**Problem:**
Find the line with "dst[0] = __builtin_bit_cast(float, e0);" and the line with "constexpr int F_X_NOEPI = 64;" in the entries below; output exactly those two lines, every line between them, and no others.

(Dataset items)
──────────
template <typename T>
__device__ __forceinline__ void producer_phase(const PhaseParams<T>& p, const ColList& cl,
                                               const SmemView& sm, Pipe& st) {
    using CF = Cfg<T>;
    constexpr int R = CF::R, C = CF::C;
    const int lane = threadIdx.x & 31;
    const uint32_t me = (threadIdx.x - NCONS) >> 5;
    const int nch = (p.k + C - 1) / C;
    const int64_t ntiles = (p.n + R - 1) / R;
    const uint64_t pol = p.l2_hints ? l2_policy_evict_first() : 0;
    for (int64_t tile = blockIdx.x; tile < ntiles; tile += gridDim.x) {
        const int64_t r0 = tile * R;
        const int rt = (int)((p.n - r0) < R ? (p.n - r0) : R);
        const uint32_t bytes = (uint32_t)((rt * sizeof(T) + 15) & ~(size_t)15);
        if (me == 0) {
            mbar_wait(sm.wempty + 8 * st.ws, st.wph ^ 1);
            if (lane == 0) mbar_expect_tx(sm.wfull + 8 * st.ws, bytes * (uint32_t)p.nvec);
            __syncwarp();
            if (lane < p.nvec) {
                const T* src = (lane == 0) ? p.x : (lane == 1 ? p.e1 : p.e2);
                bulk_g2s(sm.wring + st.ws * (3 * R * (int)sizeof(T)) + lane * R * (int)sizeof(T),
                         src + r0, bytes, sm.wfull + 8 * st.ws);
            }
        }
        if (++st.ws == NW) { st.ws = 0; st.wph ^= 1; }
        for (int c = 0; c < nch; ++c) {
            if ((st.g % NPROD) == me) {
                mbar_wait(sm.empty + 8 * st.s, st.ph ^ 1);
                const int ncol = (p.k - c * C) < C ? (p.k - c * C) : C;
                if (lane == 0) mbar_expect_tx(sm.full + 8 * st.s, bytes * (uint32_t)ncol);
                __syncwarp();
                if (lane < ncol) {
                    const T* src = p.base + (int64_t)cl.c[c * C + lane] * p.ld + r0;
                    if (p.l2_hints)
                        bulk_g2s_hint(sm.ring + st.s * SLOT_BYTES + lane * R * (int)sizeof(T), src, bytes,
                                      sm.full + 8 * st.s, pol);
                    else
                        bulk_g2s(sm.ring + st.s * SLOT_BYTES + lane * R * (int)sizeof(T), src, bytes,
                                 sm.full + 8 * st.s);
                }
            }
            ++st.g;
            if (++st.s == NS) { st.s = 0; st.ph ^= 1; }
        }
    }
}

template <typename T> struct VecOps;
template <> struct VecOps<double> {
    __device__ static __forceinline__ void fma_acc(double& acc, const double2& q, const double2& x) {
        acc = fma(q.x, x.x, acc);
        acc = fma(q.y, x.y, acc);
    }
};
template <> struct VecOps<float> {
    __device__ static __forceinline__ void fma_acc(float& acc, const float4& q, const float4& x) {
        acc = fmaf(q.x, x.x, acc);
        acc = fmaf(q.y, x.y, acc);
        acc = fmaf(q.z, x.z, acc);
        acc = fmaf(q.w, x.w, acc);
    }
};
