template <int N, int AUX = 0>
__device__ __forceinline__ void buf_load_vec(const __amdgpu_buffer_rsrc_t &rs, int voff, int soff, float *dst)
{
    if constexpr (N == 1) {
        dst[0] = __builtin_bit_cast(float, __builtin_amdgcn_raw_buffer_load_b32(rs, voff, soff, AUX));
    } else if constexpr (N == 2) {
        const u32x2_t v = __builtin_amdgcn_raw_buffer_load_b64(rs, voff, soff, AUX);
        const unsigned e0 = v[0], e1 = v[1];
        dst[0] = __builtin_bit_cast(float, e0);
        dst[1] = __builtin_bit_cast(float, e1);
    } else {
        static_assert(N == 4 || N == 8, "vector width");
#pragma unroll
        for (int h = 0; h < N / 4; ++h) {
            const u32x4_t v = __builtin_amdgcn_raw_buffer_load_b128(rs, voff + 16 * h, soff, AUX);
            const unsigned e0 = v[0], e1 = v[1], e2 = v[2], e3 = v[3];
            dst[4 * h + 0] = __builtin_bit_cast(float, e0);
            dst[4 * h + 1] = __builtin_bit_cast(float, e1);
            dst[4 * h + 2] = __builtin_bit_cast(float, e2);
            dst[4 * h + 3] = __builtin_bit_cast(float, e3);
        }
    }
}
template <int N, int AUX = 0>
__device__ __forceinline__ void buf_store_vec(const __amdgpu_buffer_rsrc_t &rs, int voff, const float *src)
{
    if constexpr (N == 1) {
        __builtin_amdgcn_raw_buffer_store_b32(__builtin_bit_cast(unsigned, src[0]), rs, voff, 0, AUX);
    } else if constexpr (N == 2) {
        u32x2_t v;
        v[0] = __builtin_bit_cast(unsigned, src[0]);
        v[1] = __builtin_bit_cast(unsigned, src[1]);
        __builtin_amdgcn_raw_buffer_store_b64(v, rs, voff, 0, AUX);
    } else {
#pragma unroll
        for (int h = 0; h < N / 4; ++h) {
            u32x4_t v;
#pragma unroll
            for (int j = 0; j < 4; ++j)
                v[j] = __builtin_bit_cast(unsigned, src[4 * h + j]);
            __builtin_amdgcn_raw_buffer_store_b128(v, rs, voff + 16 * h, 0, AUX);
        }
    }
}

__device__ __forceinline__ float prelu_pin(float alpha)
{
    return alpha <= 1.0f ? __builtin_inff() : -__builtin_inff();
}
__device__ __forceinline__ float prelu_med3(float v, float alpha, float pin)
{
    return __builtin_amdgcn_fmed3f(v, alpha * v, pin);
}

constexpr int F_BNACT = 1;
constexpr int F_RES = 2;
constexpr int F_NOSTORE = 4;
constexpr int F_DUAL = 8;
constexpr int F_S2PAIR = 512;
constexpr int F_VEC = 1024;
constexpr int F_RES_NT = 8192;
constexpr int F_ST_NT = 16384;
constexpr int F_ST2_NT = 32768;
constexpr int F_IN_NT = 65536;
constexpr int F_A_GLOBAL = 131072;
constexpr int F_FUSE1X1 = 262144;
constexpr int F_S2_FLIP = 1048576;
constexpr int F_SKIP_PAD = 4194304;
constexpr int F_BNLOAD = 8388608;
constexpr int F_X_NOLOAD = 16;
constexpr int F_X_NOLDS = 32;
constexpr int F_X_NOEPI = 64;
constexpr int F_X_STAMP2 = 4096;
constexpr int STAMP2_SLOTS = 128;
constexpr int F_X_STAMP = 128;
constexpr int F_X_NOEPIMEM = 2097152;
constexpr int F_X_RESL2 = 33554432;
constexpr int F_X_STL2 = 67108864;
constexpr int F_X_ALL = F_X_NOLOAD | F_X_NOLDS | F_X_NOEPI | F_X_STAMP | F_X_STAMP2 | F_X_NOEPIMEM | F_X_RESL2 | F_X_STL2;

struct ConvImage {
    int nrow, cout, w, bn, tab, total;
};
constexpr ConvImage conv_image(int CINP, int TAPS, int NDIL, int NOUT1, int NOUT, bool bn, bool dual = false, int fuse_nacc = 0)
{
    ConvImage im{};
    im.nrow = NOUT1 > NOUT ? NOUT1 : NOUT;
    im.cout = NOUT1 + (NDIL - 1) * NOUT;
    im.w = NDIL * TAPS * CINP * im.nrow;
    im.bn = (bn ? 3 * im.cout : 0) + (dual ? 3 * im.cout : 0);
    im.tab = NDIL * fuse_nacc * 64;
    im.total = (im.w + im.bn + im.tab + 3) / 4 * 4;
    return im;
}

#ifndef CFG_STAGE_ROT
#define CFG_STAGE_ROT 17
#endif
#ifndef CFG_L3_RING
#define CFG_L3_RING 13
#endif
#ifndef CFG_L2_RING
#define CFG_L2_RING 27
#endif
constexpr int conv_ring_depth(int MT, int TAPS, int NDIL, int P, int G)
{
    return (MT == 32 && TAPS == 9 && NDIL == 5 && (P == 1 || P == 2) && G == 13) ? CFG_L3_RING
           : (MT == 16 && TAPS == 9 && NDIL == 5 && P == 4 && G == 9) ? CFG_L2_RING
                                                                    : G * (TAPS == 9 ? 3 : 1);
}
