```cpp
__global__ void __launch_bounds__(256)
k_fx_esum(GridMeta gm, const float* __restrict__ scale, const int32_t* __restrict__ acc,
          const float* __restrict__ grad, FxStats* __restrict__ st) {
    const int l = blockIdx.y;
    const float sc = scale[l];
    typedef int vi4 __attribute__((ext_vector_type(4)));
    const int64_t e0 = 2 * (int64_t)gm.offset[l], n4 = (2 * (int64_t)gm.hsize[l]) >> 2;
    int64_t s = 0;
    uint64_t ws = 0;
    uint32_t mx = 0u;
    auto uabs = [](int x) { return x < 0 ? 0u - (uint32_t)x : (uint32_t)x; };
    if (sc != 0.f) {
        const vi4* a4 = reinterpret_cast<const vi4*>(acc + e0);
        for (int64_t i = (int64_t)blockIdx.x * blockDim.x + threadIdx.x; i < n4;
             i += (int64_t)gridDim.x * blockDim.x) {
            const vi4 v = __builtin_nontemporal_load(a4 + i);
            s += (int64_t)v.x + v.y + v.z + v.w;
            const uint32_t el = (uint32_t)(e0 + 4 * i);
            ws += (uint64_t)((int64_t)v.x * (int64_t)fx_weight(el)) +
                  (uint64_t)((int64_t)v.y * (int64_t)fx_weight(el + 1)) +
                  (uint64_t)((int64_t)v.z * (int64_t)fx_weight(el + 2)) +
                  (uint64_t)((int64_t)v.w * (int64_t)fx_weight(el + 3));
            mx = max(max(mx, max(uabs(v.x), uabs(v.y))), max(uabs(v.z), uabs(v.w)));
        }
    } else {
        const vi4* g4 = reinterpret_cast<const vi4*>(grad + e0);
        for (int64_t i = (int64_t)blockIdx.x * blockDim.x + threadIdx.x; i < n4;
             i += (int64_t)gridDim.x * blockDim.x) {
            const vi4 v = __builtin_nontemporal_load(g4 + i);
            mx = max(max(mx, max((uint32_t)v.x & 0x7fffffffu, (uint32_t)v.y & 0x7fffffffu)),
                     max((uint32_t)v.z & 0x7fffffffu, (uint32_t)v.w & 0x7fffffffu));
        }
    }
#pragma unroll
    for (int off = 32; off > 0; off >>= 1) {
        s += __shfl_xor(s, off);
        ws += __shfl_xor(ws, off);
        mx = max(mx, (uint32_t)__shfl_xor((int)mx, off));
    }
    __shared__ int64_t sW[4];
    __shared__ uint64_t sWw[4];
    __shared__ uint32_t sM[4];
    const int w = threadIdx.x / RN_WAVE;
    if (rn_lane() == 0) { sW[w] = s; sWw[w] = ws; sM[w] = mx; }
    __syncthreads();
    if (threadIdx.x == 0) {
        const int64_t t = (sW[0] + sW[1]) + (sW[2] + sW[3]);
        const uint64_t tw = (sWw[0] + sWw[1]) + (sWw[2] + sWw[3]);
        if (tw != 0) atomicAdd(reinterpret_cast<unsigned long long*>(st->we + l), tw);
        uint32_t m = max(max(sM[0], sM[1]), max(sM[2], sM[3]));
        if (sc != 0.f) m = __float_as_uint((float)m / sc);
        if (t != 0) atomicAdd(reinterpret_cast<unsigned long long*>(st->esum + l), (unsigned long long)t);
        if (m != 0u && m < 0x7f800000u) atomicMax(st->emax + l, m);
    }
}

#ifndef FX_TARGET_BITS
#define FX_TARGET_BITS 27
#endif
#ifndef FX_ENTRY_BITS
#define FX_ENTRY_BITS 29
#endif
#define FX_DENSE_FIRST_BITS 14
#ifndef FX_GROWTH_BITS
#define FX_GROWTH_BITS 30
#endif
#define FX_GROWTH_UNITS ((float)(1u << FX_GROWTH_BITS))
__global__ void __launch_bounds__(64)
k_fx_check(uint32_t hashed_mask, const float* __restrict__ scale_cur,
           float* __restrict__ scale_next, FxStats* __restrict__ stats,
           int32_t* __restrict__ redo, const GbCtl* __restrict__ ctl, uint32_t pool_pages) {
    const int l = threadIdx.x;
    uint32_t* vmax = stats->vmax;
    const bool binned = ctl != nullptr;
    bool bad = binned && l == 0 && (ctl->pool_next > pool_pages || ctl->fault != 0u);
    const float growth = binned ? GB_GROWTH_UNITS : FX_GROWTH_UNITS;
    if (l < RN_L) {
        if (!binned && scale_cur[l] != 0.f &&
            (stats->esum[l] != stats->qsum[l] || stats->we[l] != stats->wq[l]))
            bad = true;
        stats->esum[l] = 0;
        stats->qsum[l] = 0;
        stats->we[l] = 0;
        stats->wq[l] = 0;
        const uint32_t vb = vmax[l];
        const float sc = scale_cur[l];
        const uint32_t em = stats->emax[l];
        float nx = sc;
        if (vb >= 0x7f800000u) {
            nx = 0.f;
            bad = bad || sc != 0.f;
        } else if (vb != 0u) {
            const float v = __uint_as_float(vb);
            bad = bad || (sc != 0.f && v * sc >= growth);
            int e;
            frexpf(v, &e);
            int bits = (binned ? GB_TARGET_BITS : FX_TARGET_BITS) - e;
            if (binned) {
            } else if (em != 0u) {
                int ee;
                frexpf(__uint_as_float(em), &ee);
                bits = min(bits, FX_ENTRY_BITS - ee);
            } else if (!((hashed_mask >> l) & 1u)) {
                bits = FX_DENSE_FIRST_BITS - e;
            }
            nx = scalbnf(1.0f, max(-126, min(126, bits)));
        }
        scale_next[l] = nx;
        vmax[l] = 0u;
        stats->emax[l] = 0u;
    }
    const uint64_t b = __builtin_amdgcn_ballot_w64(bad);
    if (l == 0) *redo = b ? 1 : 0;
}

__global__ void __launch_bounds__(256)
k_fx_fold(int64_t e0, int64_t e1, GridMeta gm, const float* __restrict__ scale,
          int32_t* __restrict__ acc, float* __restrict__ grad, const int32_t* __restrict__ redo) {
    __shared__ uint32_t sOff[RN_L];
    __shared__ float sInv[RN_L];
    if (threadIdx.x < RN_L) {
        sOff[threadIdx.x] = gm.offset[threadIdx.x];
        const float sc = scale[threadIdx.x];
        sInv[threadIdx.x] = sc != 0.f ? 1.0f / sc : 0.f;
    }
    __syncthreads();
    const bool discard = *redo != 0;
    const int64_t n4 = (e1 - e0) >> 2;
    typedef int vi4 __attribute__((ext_vector_type(4)));
    vi4* a4 = reinterpret_cast<vi4*>(acc + e0);
    float4* g4 = reinterpret_cast<float4*>(grad + e0);
    for (int64_t i = (int64_t)blockIdx.x * blockDim.x + threadIdx.x; i < n4;
         i += (int64_t)gridDim.x * blockDim.x) {
        const vi4 v = __builtin_nontemporal_load(a4 + i);
        if ((v.x | v.y | v.z | v.w) == 0) continue;
        __builtin_nontemporal_store(vi4{0, 0, 0, 0}, a4 + i);
        if (discard) continue;
        const uint32_t ent = (uint32_t)((e0 + 4 * i) >> 1);
        int l = 0;
#pragma unroll
        for (int k = 1; k < RN_L; ++k) l = ent >= sOff[k] ? k : l;
        const float inv = sInv[l];
        float4 g = g4[i];
        g.x += (float)v.x * inv; g.y += (float)v.y * inv;
        g.z += (float)v.z * inv; g.w += (float)v.w * inv;
        g4[i] = g;
    }
}
// ... 5 lines not shown
int rn_seed_scale(const int32_t* seg_base, const int32_t* seg_count, int32_t n_models,
                  const float* sigma, const float* dL_dsigma, const float* dL_drgb,
                  uint32_t* work, float* scale, void* stream) {
    RN_CHECK_ARG(n_models >= 1, "bad sizes");
    RN_CHECK_ARG(seg_base && seg_count && sigma && dL_dsigma && dL_drgb && work && scale,
                 "null pointer");
    hipStream_t st = (hipStream_t)stream;
    RN_CHECK_HIP(hipMemsetAsync(work, 0, sizeof(uint32_t), st), "memset");
    k_seed_max<<<dim3(256, n_models), 256, 0, st>>>(seg_base, seg_count, sigma, dL_dsigma,
                                                     dL_drgb, work);
    RN_CHECK_LAUNCH();
    k_seed_scale<<<1, 1, 0, st>>>(work, scale);
    RN_CHECK_LAUNCH();
    return 0;
}

int rn_grid_fx_fold(const uint32_t* level_offset, const uint32_t* level_hsize,
                    const uint32_t* level_res, int32_t* fx_acc, const float* fx_scale_cur,
                    float* fx_scale_next, uint32_t* fx_vmax, int32_t* fx_redo, float* grid_grad,
                    void* stream) {
    RN_CHECK_ARG(level_offset && level_hsize && level_res && fx_acc && fx_scale_cur &&
                 fx_scale_next && fx_vmax && fx_redo && grid_grad, "null pointer");
    RN_CHECK_ARG(fx_scale_cur != fx_scale_next, "scale_cur and scale_next must differ");
    GridMeta gm{};
    uint32_t hashed = 0;
    for (int l = 0; l < RN_L; ++l) {
        gm.offset[l] = level_offset[l]; gm.hsize[l] = level_hsize[l]; gm.res[l] = level_res[l];
        const uint64_t r = level_res[l];
        if (r * r * r > (uint64_t)level_hsize[l]) hashed |= 1u << l;
        RN_CHECK_ARG(level_offset[l] % 8 == 0, "level offsets must be multiples of 8 entries");
    }
    hipStream_t st = (hipStream_t)stream;
    FxStats* stats = reinterpret_cast<FxStats*>(fx_vmax);
    k_fx_esum<<<dim3(128, RN_L), 256, 0, st>>>(gm, fx_scale_cur, fx_acc, grid_grad, stats);
    k_fx_check<<<1, 64, 0, st>>>(hashed, fx_scale_cur, fx_scale_next, stats, fx_redo, nullptr, 0u);
    RN_CHECK_LAUNCH();
    {
        const int64_t e0 = 2 * (int64_t)level_offset[0];
        const int64_t e1 = 2 * ((int64_t)level_offset[RN_L - 1] + level_hsize[RN_L - 1]);
        RN_CHECK_ARG(e1 % 4 == 0, "table size must be a multiple of 2 entries");
        const int64_t n4 = (e1 - e0) / 4;
        const int nb = (int)std::min<int64_t>(2048, (n4 + 255) / 256);
        k_fx_fold<<<nb > 0 ? nb : 1, 256, 0, st>>>(e0, e1, gm, fx_scale_cur, fx_acc, grid_grad,
                                                    fx_redo);
        RN_CHECK_LAUNCH();
    }
    return 0;
}

}

int rn_fx_check_binned(const float* fx_scale_cur, float* fx_scale_next, uint32_t* fx_stats,
                       int32_t* fx_redo, const void* ctl, uint32_t pool_pages, void* stream) {
    k_fx_check<<<1, 64, 0, (hipStream_t)stream>>>(0u, fx_scale_cur, fx_scale_next,
                                                  reinterpret_cast<FxStats*>(fx_stats), fx_redo,
                                                  (const GbCtl*)ctl, pool_pages);
    RN_CHECK_LAUNCH();
    return 0;
}

extern "C" {

int rn_igrad_to_f32(int64_t n, int32_t* igrad_lo, int32_t* igrad_carry, const float* scale,
                    float* grid_grad, void* stream) {
    RN_CHECK_ARG(n >= 0, "bad size");
    if (n == 0) return 0;
    RN_CHECK_ARG(igrad_lo && igrad_carry && scale && grid_grad, "null pointer");
    k_igrad_to_f32<<<nblk(n, 256), 256, 0, (hipStream_t)stream>>>(n, igrad_lo, igrad_carry, scale,
// ... 7 lines not shown
```

rad-nerf_amd/csrc/field_plan.hip:

```cpp
#include "rn_field.h"
#include "rn_merge.h"
#pragma clang fp contract(off)

namespace {

#define PLAN_WAVES 4
#define PLAN_LDS 2048

#define PLAN_UNR 8

struct PlanPrep {
    float4* prep;
    const float* rays_o; const float* rays_d;
    float mn[3], ext[3];
    float inv[3];
};
struct RayPos { float o[3], d[3]; };
__device__ __forceinline__ RayPos plan_ray(const PlanPrep& P, int r) {
    RayPos q;
#pragma unroll
    for (int c = 0; c < 3; ++c) { q.o[c] = P.rays_o[3 * r + c]; q.d[c] = P.rays_d[3 * r + c]; }
    return q;
}
__device__ __forceinline__ void plan_prep_write(const PlanPrep& P, const RayPos& q, int pos,
// ... 19 lines not shown
    ms = 0;
#pragma unroll
    for (int k = 0; k < MB_KMAX; ++k) {
        cnt[k] = k < K ? c[k] : 0;
        off[k] = k < K ? o[k] : 0;
        ms += k < K ? o[k] - sb[k] : 0;
    }
}
__device__ __forceinline__ void plan_stage(int K, int tot_r, const int* bnd, const int* off,
                                           const float* __restrict__ ts, float* st, uint16_t* si) {
    const int lane = rn_lane();
    for (int i0 = 0; i0 < tot_r; i0 += RN_WAVE * PLAN_UNR) {
        float v[PLAN_UNR];
#pragma unroll
        for (int u = 0; u < PLAN_UNR; ++u) {
            const int i = i0 + u * RN_WAVE + lane;
            int base = off[0];
#pragma unroll
            for (int kq = 1; kq < MB_KMAX; ++kq)
                base = (kq < K && i >= bnd[kq]) ? off[kq] - bnd[kq] : base;
            v[u] = i < tot_r ? ts[base + i] : 0.f;
        }
#pragma unroll
        for (int u = 0; u < PLAN_UNR; ++u) {
            const int i = i0 + u * RN_WAVE + lane;
            if (i < tot_r) {
                st[i] = v[u];
                if (si) si[i] = (uint16_t)i;
            }
        }
    }
}

__global__ void __launch_bounds__(PLAN_WAVES * 64)
k_bwd_plan(int B, int K, const int32_t* __restrict__ counts, const int32_t* __restrict__ offsets,
           const int32_t* __restrict__ seg_base, const int32_t* __restrict__ seg_count,
           const float* __restrict__ ts, int32_t* __restrict__ mstart, int32_t* __restrict__ perm,
           PlanPrep P) {
    __shared__ float sT[PLAN_WAVES][PLAN_LDS];
    const int wid = __builtin_amdgcn_readfirstlane(threadIdx.x / RN_WAVE);
    const int r = blockIdx.x * PLAN_WAVES + wid;
    if (r >= B) return;
    const int lane = rn_lane();
    int ms = 0, tot_r = 0;
    int cnt[MB_KMAX], off[MB_KMAX], loc[MB_KMAX];
    plan_ray_runs(K, B, r, counts, offsets, seg_base, cnt, off, ms);
#pragma unroll
    for (int k = 0; k < MB_KMAX; ++k) { loc[k] = tot_r; tot_r += cnt[k]; }
    if (lane == 0) {
        mstart[r] = ms;
        if (r == 0) {
            int tot = 0;
            for (int k = 0; k < K; ++k) tot += seg_count[k];
            mstart[B] = tot;
        }
    }
    const bool staged = tot_r <= PLAN_LDS;
    float* st = sT[wid];
    const RayPos rq = P.prep ? plan_ray(P, r) : RayPos{};
    if (staged) {
        plan_stage(K, tot_r, loc, off, ts, st, nullptr);
        __builtin_amdgcn_wave_barrier();
        __builtin_amdgcn_fence(__ATOMIC_ACQ_REL, "wavefront");
    }
    if (K == 2 && staged) {
        const float* A = st + loc[0];
        const float* Bv = st + loc[1];
        const int nA = cnt[0], nB = cnt[1], n = nA + nB;
        const int L = (n + RN_WAVE - 1) / RN_WAVE;
        const int d = min(lane * L, n);
        int lo = max(0, d - nB), hi = min(d, nA);
        while (lo < hi) {
// ... 46 lines not shown
    const int d = min(lane * L, n);
    int lo = max(0, d - nB), hi = min(d, nA);
    while (lo < hi) {
        const int mid = (lo + hi) >> 1;
        if (tA[mid] <= tB[d - 1 - mid]) lo = mid + 1; else hi = mid;
    }
    int a = lo, b = d - lo;
    const int e = min(d + L, n);
    for (int q = d; q < e; ++q) {
        const float ta = tA[a], tb = tB[b];
        const int ja = iA[a], jb = iB[b];
        const bool takeA = a < nA && (b >= nB || ta <= tb);
        const int idx = takeA ? ja : jb;
        if (gout) {
            int base = ko[0];
#pragma unroll
            for (int j = 1; j < MB_KMAX; ++j)
                if (j < K && idx >= kb[j]) base = ko[j] - kb[j];
            gout[q] = base + idx;
            if (P.prep) plan_prep_write(P, rq, gpos + q, takeA ? ta : tb, base + idx);
        } else {
            to[q] = takeA ? ta : tb;
            io[q] = (uint16_t)idx;
        }
        a += takeA ? 1 : 0;
        b += takeA ? 0 : 1;
    }
}
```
──────────
**Exercise result:**
        dst[0] = __builtin_bit_cast(float, e0);
        dst[1] = __builtin_bit_cast(float, e1);
    } else {
        static_assert(N == 4 || N == 8, "vector width");
#pragma unroll
        for (int h = 0; h < N / 4; ++h) {
            const u32x4_t v = __builtin_amdgcn_raw_buffer_load_b128(rs, voff + 16 * h, soff, AUX);
            const unsigned e0 = v[0], e1 = v[1], e2 = v[2], e3 = v[3];
            dst[4 * h + 0] = __builtin_bit_cast(float, e0);
            dst[4 * h + 1] = __builtin_bit_cast(float, e1);
            dst[4 * h + 2] = __builtin_bit_cast(float, e2);
            dst[4 * h + 3] = __builtin_bit_cast(float, e3);
        }
    }
}
template <int N, int AUX = 0>
__device__ __forceinline__ void buf_store_vec(const __amdgpu_buffer_rsrc_t &rs, int voff, const float *src)
{
    if constexpr (N == 1) {
        __builtin_amdgcn_raw_buffer_store_b32(__builtin_bit_cast(unsigned, src[0]), rs, voff, 0, AUX);
    } else if constexpr (N == 2) {
        u32x2_t v;
        v[0] = __builtin_bit_cast(unsigned, src[0]);
        v[1] = __builtin_bit_cast(unsigned, src[1]);
        __builtin_amdgcn_raw_buffer_store_b64(v, rs, voff, 0, AUX);
    } else {
#pragma unroll
        for (int h = 0; h < N / 4; ++h) {
            u32x4_t v;
#pragma unroll
            for (int j = 0; j < 4; ++j)
                v[j] = __builtin_bit_cast(unsigned, src[4 * h + j]);
            __builtin_amdgcn_raw_buffer_store_b128(v, rs, voff + 16 * h, 0, AUX);
        }
    }
}

__device__ __forceinline__ float prelu_pin(float alpha)
{
    return alpha <= 1.0f ? __builtin_inff() : -__builtin_inff();
}
__device__ __forceinline__ float prelu_med3(float v, float alpha, float pin)
{
    return __builtin_amdgcn_fmed3f(v, alpha * v, pin);
}

constexpr int F_BNACT = 1;
constexpr int F_RES = 2;
constexpr int F_NOSTORE = 4;
constexpr int F_DUAL = 8;
constexpr int F_S2PAIR = 512;
constexpr int F_VEC = 1024;
constexpr int F_RES_NT = 8192;
constexpr int F_ST_NT = 16384;
constexpr int F_ST2_NT = 32768;
constexpr int F_IN_NT = 65536;
constexpr int F_A_GLOBAL = 131072;
constexpr int F_FUSE1X1 = 262144;
constexpr int F_S2_FLIP = 1048576;
constexpr int F_SKIP_PAD = 4194304;
constexpr int F_BNLOAD = 8388608;
constexpr int F_X_NOLOAD = 16;
constexpr int F_X_NOLDS = 32;
constexpr int F_X_NOEPI = 64;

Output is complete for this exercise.